(Dataset entries)
══════

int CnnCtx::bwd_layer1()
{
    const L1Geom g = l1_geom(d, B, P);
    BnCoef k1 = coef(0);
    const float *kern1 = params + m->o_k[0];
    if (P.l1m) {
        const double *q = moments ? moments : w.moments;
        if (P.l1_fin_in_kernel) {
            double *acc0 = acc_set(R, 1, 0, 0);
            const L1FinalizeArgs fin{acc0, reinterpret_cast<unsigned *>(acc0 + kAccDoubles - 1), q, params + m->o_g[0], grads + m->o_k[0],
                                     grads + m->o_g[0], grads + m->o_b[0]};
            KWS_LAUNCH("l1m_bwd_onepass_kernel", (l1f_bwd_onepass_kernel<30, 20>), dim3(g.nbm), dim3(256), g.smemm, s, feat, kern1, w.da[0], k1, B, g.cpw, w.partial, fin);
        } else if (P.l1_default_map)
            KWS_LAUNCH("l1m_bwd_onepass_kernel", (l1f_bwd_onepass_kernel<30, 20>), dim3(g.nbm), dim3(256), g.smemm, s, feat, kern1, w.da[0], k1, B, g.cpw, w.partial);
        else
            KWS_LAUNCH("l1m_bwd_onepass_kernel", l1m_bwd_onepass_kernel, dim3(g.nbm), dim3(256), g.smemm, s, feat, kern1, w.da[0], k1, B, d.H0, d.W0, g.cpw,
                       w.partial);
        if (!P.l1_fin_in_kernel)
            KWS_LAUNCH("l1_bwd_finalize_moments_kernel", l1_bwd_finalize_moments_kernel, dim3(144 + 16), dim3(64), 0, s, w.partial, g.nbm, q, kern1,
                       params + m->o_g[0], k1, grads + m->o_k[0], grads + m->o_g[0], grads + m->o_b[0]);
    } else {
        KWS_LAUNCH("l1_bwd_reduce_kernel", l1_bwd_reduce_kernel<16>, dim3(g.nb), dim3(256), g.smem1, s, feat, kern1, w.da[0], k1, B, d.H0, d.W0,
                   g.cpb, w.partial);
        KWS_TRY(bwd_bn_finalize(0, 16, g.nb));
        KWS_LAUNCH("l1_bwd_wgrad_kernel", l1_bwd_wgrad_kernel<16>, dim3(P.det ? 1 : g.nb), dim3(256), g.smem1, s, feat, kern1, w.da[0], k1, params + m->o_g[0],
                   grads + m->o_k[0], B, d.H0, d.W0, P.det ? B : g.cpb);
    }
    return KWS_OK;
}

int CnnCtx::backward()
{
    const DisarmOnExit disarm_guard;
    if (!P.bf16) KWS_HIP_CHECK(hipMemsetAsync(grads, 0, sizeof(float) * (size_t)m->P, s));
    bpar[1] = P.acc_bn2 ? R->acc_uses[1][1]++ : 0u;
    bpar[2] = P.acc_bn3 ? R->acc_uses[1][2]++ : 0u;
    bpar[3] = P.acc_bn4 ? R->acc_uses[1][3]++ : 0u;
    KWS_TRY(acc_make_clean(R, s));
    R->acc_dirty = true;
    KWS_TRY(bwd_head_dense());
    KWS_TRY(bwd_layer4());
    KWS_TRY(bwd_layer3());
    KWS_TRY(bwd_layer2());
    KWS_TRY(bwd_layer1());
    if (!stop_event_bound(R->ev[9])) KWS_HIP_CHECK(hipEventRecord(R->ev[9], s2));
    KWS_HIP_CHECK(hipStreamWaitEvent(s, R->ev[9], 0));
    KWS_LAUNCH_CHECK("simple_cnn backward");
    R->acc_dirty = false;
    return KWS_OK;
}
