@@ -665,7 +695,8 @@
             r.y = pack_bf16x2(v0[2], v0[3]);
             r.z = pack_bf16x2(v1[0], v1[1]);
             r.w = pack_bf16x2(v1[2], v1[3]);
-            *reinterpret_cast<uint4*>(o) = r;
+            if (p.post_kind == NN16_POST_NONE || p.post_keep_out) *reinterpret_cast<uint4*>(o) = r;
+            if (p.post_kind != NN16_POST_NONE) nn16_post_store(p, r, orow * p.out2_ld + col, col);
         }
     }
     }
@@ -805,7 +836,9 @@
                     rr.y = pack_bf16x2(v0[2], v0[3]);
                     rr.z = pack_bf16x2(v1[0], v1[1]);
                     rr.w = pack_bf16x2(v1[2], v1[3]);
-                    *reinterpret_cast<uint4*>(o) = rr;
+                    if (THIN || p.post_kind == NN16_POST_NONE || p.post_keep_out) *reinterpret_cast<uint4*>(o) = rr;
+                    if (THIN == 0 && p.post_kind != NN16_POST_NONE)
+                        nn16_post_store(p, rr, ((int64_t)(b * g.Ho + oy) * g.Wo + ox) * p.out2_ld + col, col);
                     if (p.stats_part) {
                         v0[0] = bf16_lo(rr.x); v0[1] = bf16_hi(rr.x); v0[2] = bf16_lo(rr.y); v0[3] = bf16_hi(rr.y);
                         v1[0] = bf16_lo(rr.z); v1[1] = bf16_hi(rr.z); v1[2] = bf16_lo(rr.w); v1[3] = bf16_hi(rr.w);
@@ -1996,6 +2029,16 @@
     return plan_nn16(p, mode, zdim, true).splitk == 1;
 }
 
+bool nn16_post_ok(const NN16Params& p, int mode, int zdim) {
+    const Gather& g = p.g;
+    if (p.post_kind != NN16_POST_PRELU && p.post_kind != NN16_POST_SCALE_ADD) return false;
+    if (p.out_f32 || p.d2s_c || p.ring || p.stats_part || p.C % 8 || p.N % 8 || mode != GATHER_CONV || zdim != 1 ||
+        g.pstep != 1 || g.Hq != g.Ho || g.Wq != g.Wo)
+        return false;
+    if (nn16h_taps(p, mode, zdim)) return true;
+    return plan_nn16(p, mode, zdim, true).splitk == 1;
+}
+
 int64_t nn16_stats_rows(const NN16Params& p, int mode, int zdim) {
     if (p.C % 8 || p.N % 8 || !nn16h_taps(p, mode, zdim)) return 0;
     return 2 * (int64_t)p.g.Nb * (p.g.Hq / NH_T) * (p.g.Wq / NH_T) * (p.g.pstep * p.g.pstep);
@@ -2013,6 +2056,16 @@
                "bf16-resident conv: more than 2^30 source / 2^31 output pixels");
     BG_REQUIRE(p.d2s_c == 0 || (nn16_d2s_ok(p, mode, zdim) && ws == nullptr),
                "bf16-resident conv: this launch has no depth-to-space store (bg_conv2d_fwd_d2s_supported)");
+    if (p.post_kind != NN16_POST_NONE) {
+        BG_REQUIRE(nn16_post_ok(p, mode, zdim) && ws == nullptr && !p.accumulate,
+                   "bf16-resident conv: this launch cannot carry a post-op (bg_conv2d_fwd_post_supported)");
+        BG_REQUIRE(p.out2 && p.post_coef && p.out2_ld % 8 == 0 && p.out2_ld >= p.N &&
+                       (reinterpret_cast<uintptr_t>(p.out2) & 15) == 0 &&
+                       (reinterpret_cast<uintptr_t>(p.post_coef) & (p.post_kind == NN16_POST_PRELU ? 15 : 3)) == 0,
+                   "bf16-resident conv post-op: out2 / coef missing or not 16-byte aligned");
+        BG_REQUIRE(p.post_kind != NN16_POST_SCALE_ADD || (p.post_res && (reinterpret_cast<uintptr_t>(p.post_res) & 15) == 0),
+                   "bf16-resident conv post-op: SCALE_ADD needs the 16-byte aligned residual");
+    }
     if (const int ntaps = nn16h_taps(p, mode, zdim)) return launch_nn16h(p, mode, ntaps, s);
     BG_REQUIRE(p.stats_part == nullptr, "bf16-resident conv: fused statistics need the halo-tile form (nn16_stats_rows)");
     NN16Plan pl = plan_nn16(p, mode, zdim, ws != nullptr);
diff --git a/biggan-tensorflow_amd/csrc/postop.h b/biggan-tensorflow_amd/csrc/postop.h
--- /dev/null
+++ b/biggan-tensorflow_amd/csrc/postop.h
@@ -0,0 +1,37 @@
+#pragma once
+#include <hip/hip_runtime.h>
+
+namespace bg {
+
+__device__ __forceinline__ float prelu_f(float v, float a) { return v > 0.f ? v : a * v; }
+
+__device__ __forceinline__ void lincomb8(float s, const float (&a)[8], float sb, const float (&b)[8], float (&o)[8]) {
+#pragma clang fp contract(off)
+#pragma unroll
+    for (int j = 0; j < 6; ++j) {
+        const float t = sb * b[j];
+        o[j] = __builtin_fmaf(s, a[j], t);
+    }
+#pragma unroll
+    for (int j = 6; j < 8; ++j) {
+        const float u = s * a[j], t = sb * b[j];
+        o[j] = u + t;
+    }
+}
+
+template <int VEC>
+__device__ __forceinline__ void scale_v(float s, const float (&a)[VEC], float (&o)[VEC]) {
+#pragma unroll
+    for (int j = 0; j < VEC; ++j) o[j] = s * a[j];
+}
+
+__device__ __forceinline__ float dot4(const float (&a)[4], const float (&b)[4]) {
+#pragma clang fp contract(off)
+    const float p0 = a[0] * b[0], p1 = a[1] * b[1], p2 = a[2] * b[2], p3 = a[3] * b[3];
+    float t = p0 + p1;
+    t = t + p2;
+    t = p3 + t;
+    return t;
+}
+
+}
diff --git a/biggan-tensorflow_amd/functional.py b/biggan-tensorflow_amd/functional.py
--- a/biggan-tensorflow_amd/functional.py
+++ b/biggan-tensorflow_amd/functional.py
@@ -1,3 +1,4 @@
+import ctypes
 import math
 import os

══════

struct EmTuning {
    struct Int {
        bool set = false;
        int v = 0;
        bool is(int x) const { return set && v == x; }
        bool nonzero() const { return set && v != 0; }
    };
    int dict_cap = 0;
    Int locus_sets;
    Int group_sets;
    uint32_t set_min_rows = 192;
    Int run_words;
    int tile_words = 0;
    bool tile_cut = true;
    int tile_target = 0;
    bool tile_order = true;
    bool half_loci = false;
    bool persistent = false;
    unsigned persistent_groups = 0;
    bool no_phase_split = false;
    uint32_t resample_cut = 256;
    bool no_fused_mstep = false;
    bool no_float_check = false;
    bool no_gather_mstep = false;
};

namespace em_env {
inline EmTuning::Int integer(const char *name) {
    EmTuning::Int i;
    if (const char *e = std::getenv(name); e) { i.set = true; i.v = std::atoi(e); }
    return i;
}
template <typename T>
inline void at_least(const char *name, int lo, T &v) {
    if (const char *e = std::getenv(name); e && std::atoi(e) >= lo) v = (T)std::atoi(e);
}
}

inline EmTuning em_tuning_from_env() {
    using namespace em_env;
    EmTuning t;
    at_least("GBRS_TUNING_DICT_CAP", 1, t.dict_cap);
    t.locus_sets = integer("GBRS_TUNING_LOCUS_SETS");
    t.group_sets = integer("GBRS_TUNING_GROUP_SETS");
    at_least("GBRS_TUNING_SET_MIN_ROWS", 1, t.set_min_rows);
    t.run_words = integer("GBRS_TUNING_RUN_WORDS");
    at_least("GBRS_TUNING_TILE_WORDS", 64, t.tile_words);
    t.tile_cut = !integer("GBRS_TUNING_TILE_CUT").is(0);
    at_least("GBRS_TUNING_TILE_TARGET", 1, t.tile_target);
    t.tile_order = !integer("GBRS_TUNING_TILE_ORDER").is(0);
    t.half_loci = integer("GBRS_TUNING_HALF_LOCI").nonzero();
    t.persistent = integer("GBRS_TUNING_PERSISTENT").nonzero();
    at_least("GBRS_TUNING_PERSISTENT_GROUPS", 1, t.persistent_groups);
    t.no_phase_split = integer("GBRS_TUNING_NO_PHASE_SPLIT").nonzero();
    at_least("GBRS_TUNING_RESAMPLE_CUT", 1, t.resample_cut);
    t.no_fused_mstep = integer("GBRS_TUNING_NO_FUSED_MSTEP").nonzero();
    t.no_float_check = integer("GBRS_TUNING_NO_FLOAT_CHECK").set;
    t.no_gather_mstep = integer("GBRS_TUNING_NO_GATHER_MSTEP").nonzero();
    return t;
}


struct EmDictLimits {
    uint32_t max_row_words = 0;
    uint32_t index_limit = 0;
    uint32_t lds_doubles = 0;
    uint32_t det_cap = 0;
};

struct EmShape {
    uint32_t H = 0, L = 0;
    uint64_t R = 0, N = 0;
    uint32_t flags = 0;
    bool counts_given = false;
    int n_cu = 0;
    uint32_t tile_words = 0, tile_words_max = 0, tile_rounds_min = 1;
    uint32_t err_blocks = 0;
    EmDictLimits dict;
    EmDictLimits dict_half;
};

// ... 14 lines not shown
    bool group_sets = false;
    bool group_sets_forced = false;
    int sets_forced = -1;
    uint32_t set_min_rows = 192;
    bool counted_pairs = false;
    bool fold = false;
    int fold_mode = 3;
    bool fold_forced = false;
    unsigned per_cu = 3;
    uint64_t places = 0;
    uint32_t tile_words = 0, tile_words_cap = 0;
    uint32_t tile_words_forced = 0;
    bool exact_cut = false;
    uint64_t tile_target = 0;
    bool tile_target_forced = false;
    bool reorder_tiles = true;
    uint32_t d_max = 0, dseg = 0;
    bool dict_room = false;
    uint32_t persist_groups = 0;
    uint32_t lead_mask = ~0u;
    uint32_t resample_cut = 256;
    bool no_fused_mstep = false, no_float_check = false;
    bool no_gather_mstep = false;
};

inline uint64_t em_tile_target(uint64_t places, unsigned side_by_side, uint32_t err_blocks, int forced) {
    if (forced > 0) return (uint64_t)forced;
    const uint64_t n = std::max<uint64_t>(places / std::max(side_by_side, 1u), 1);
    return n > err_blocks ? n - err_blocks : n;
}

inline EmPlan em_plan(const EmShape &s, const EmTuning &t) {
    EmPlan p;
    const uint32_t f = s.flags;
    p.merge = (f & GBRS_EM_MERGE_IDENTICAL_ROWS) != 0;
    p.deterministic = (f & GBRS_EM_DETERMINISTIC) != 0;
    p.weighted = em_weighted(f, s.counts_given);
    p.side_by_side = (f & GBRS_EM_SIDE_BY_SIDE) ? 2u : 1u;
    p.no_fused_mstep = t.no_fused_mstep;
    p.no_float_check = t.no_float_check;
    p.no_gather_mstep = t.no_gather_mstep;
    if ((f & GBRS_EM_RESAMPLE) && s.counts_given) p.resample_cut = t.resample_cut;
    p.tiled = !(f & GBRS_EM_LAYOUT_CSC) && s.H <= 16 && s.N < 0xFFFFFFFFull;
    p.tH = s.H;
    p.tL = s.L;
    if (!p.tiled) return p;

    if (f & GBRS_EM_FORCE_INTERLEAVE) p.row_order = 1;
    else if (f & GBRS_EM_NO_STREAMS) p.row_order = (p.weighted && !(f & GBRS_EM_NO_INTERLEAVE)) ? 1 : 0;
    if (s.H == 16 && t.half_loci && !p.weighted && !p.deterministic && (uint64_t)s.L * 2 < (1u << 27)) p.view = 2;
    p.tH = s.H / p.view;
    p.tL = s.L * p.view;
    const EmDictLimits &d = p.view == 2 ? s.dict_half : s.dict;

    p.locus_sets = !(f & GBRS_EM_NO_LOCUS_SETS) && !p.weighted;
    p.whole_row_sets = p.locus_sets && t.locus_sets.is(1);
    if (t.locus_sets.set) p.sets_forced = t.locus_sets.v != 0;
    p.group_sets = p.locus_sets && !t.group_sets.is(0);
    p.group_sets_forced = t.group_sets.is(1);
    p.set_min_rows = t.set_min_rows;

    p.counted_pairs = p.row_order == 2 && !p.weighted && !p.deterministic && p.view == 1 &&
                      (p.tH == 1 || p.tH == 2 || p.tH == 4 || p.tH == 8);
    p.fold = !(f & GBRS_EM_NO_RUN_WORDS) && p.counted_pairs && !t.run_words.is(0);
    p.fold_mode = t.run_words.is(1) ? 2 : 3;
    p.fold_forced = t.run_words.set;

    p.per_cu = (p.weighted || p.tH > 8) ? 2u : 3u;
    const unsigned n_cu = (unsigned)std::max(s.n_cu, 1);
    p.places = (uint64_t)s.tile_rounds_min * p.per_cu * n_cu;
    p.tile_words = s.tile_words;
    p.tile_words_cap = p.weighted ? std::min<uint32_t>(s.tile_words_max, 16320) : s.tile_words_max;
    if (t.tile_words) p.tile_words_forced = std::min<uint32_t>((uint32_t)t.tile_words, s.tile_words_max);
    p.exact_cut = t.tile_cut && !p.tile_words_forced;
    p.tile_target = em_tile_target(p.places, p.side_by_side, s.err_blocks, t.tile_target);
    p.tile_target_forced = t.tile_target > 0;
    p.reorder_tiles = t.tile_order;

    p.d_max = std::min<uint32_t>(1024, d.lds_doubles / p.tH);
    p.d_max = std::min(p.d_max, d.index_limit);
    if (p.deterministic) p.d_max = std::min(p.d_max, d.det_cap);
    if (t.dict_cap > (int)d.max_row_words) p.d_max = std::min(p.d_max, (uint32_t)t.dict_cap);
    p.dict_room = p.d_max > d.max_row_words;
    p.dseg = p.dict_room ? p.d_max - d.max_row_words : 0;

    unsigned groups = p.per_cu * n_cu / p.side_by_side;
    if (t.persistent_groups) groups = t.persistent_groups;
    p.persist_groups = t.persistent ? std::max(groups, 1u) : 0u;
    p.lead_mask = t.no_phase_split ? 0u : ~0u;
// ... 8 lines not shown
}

══════

Required work:
From the records above, copy only the lines starting with the line that holds "int CnnCtx::bwd_layer1()" and going on through the line that holds "KWS_TRY(bwd_bn_finalize(0, 16, g.nb));", exactly as written.

Answer for the task:
int CnnCtx::bwd_layer1()
{
    const L1Geom g = l1_geom(d, B, P);
    BnCoef k1 = coef(0);
    const float *kern1 = params + m->o_k[0];
    if (P.l1m) {
        const double *q = moments ? moments : w.moments;
        if (P.l1_fin_in_kernel) {
            double *acc0 = acc_set(R, 1, 0, 0);
            const L1FinalizeArgs fin{acc0, reinterpret_cast<unsigned *>(acc0 + kAccDoubles - 1), q, params + m->o_g[0], grads + m->o_k[0],
                                     grads + m->o_g[0], grads + m->o_b[0]};
            KWS_LAUNCH("l1m_bwd_onepass_kernel", (l1f_bwd_onepass_kernel<30, 20>), dim3(g.nbm), dim3(256), g.smemm, s, feat, kern1, w.da[0], k1, B, g.cpw, w.partial, fin);
        } else if (P.l1_default_map)
            KWS_LAUNCH("l1m_bwd_onepass_kernel", (l1f_bwd_onepass_kernel<30, 20>), dim3(g.nbm), dim3(256), g.smemm, s, feat, kern1, w.da[0], k1, B, g.cpw, w.partial);
        else
            KWS_LAUNCH("l1m_bwd_onepass_kernel", l1m_bwd_onepass_kernel, dim3(g.nbm), dim3(256), g.smemm, s, feat, kern1, w.da[0], k1, B, d.H0, d.W0, g.cpw,
                       w.partial);
        if (!P.l1_fin_in_kernel)
            KWS_LAUNCH("l1_bwd_finalize_moments_kernel", l1_bwd_finalize_moments_kernel, dim3(144 + 16), dim3(64), 0, s, w.partial, g.nbm, q, kern1,
                       params + m->o_g[0], k1, grads + m->o_k[0], grads + m->o_g[0], grads + m->o_b[0]);
    } else {
        KWS_LAUNCH("l1_bwd_reduce_kernel", l1_bwd_reduce_kernel<16>, dim3(g.nb), dim3(256), g.smem1, s, feat, kern1, w.da[0], k1, B, d.H0, d.W0,
                   g.cpb, w.partial);
        KWS_TRY(bwd_bn_finalize(0, 16, g.nb));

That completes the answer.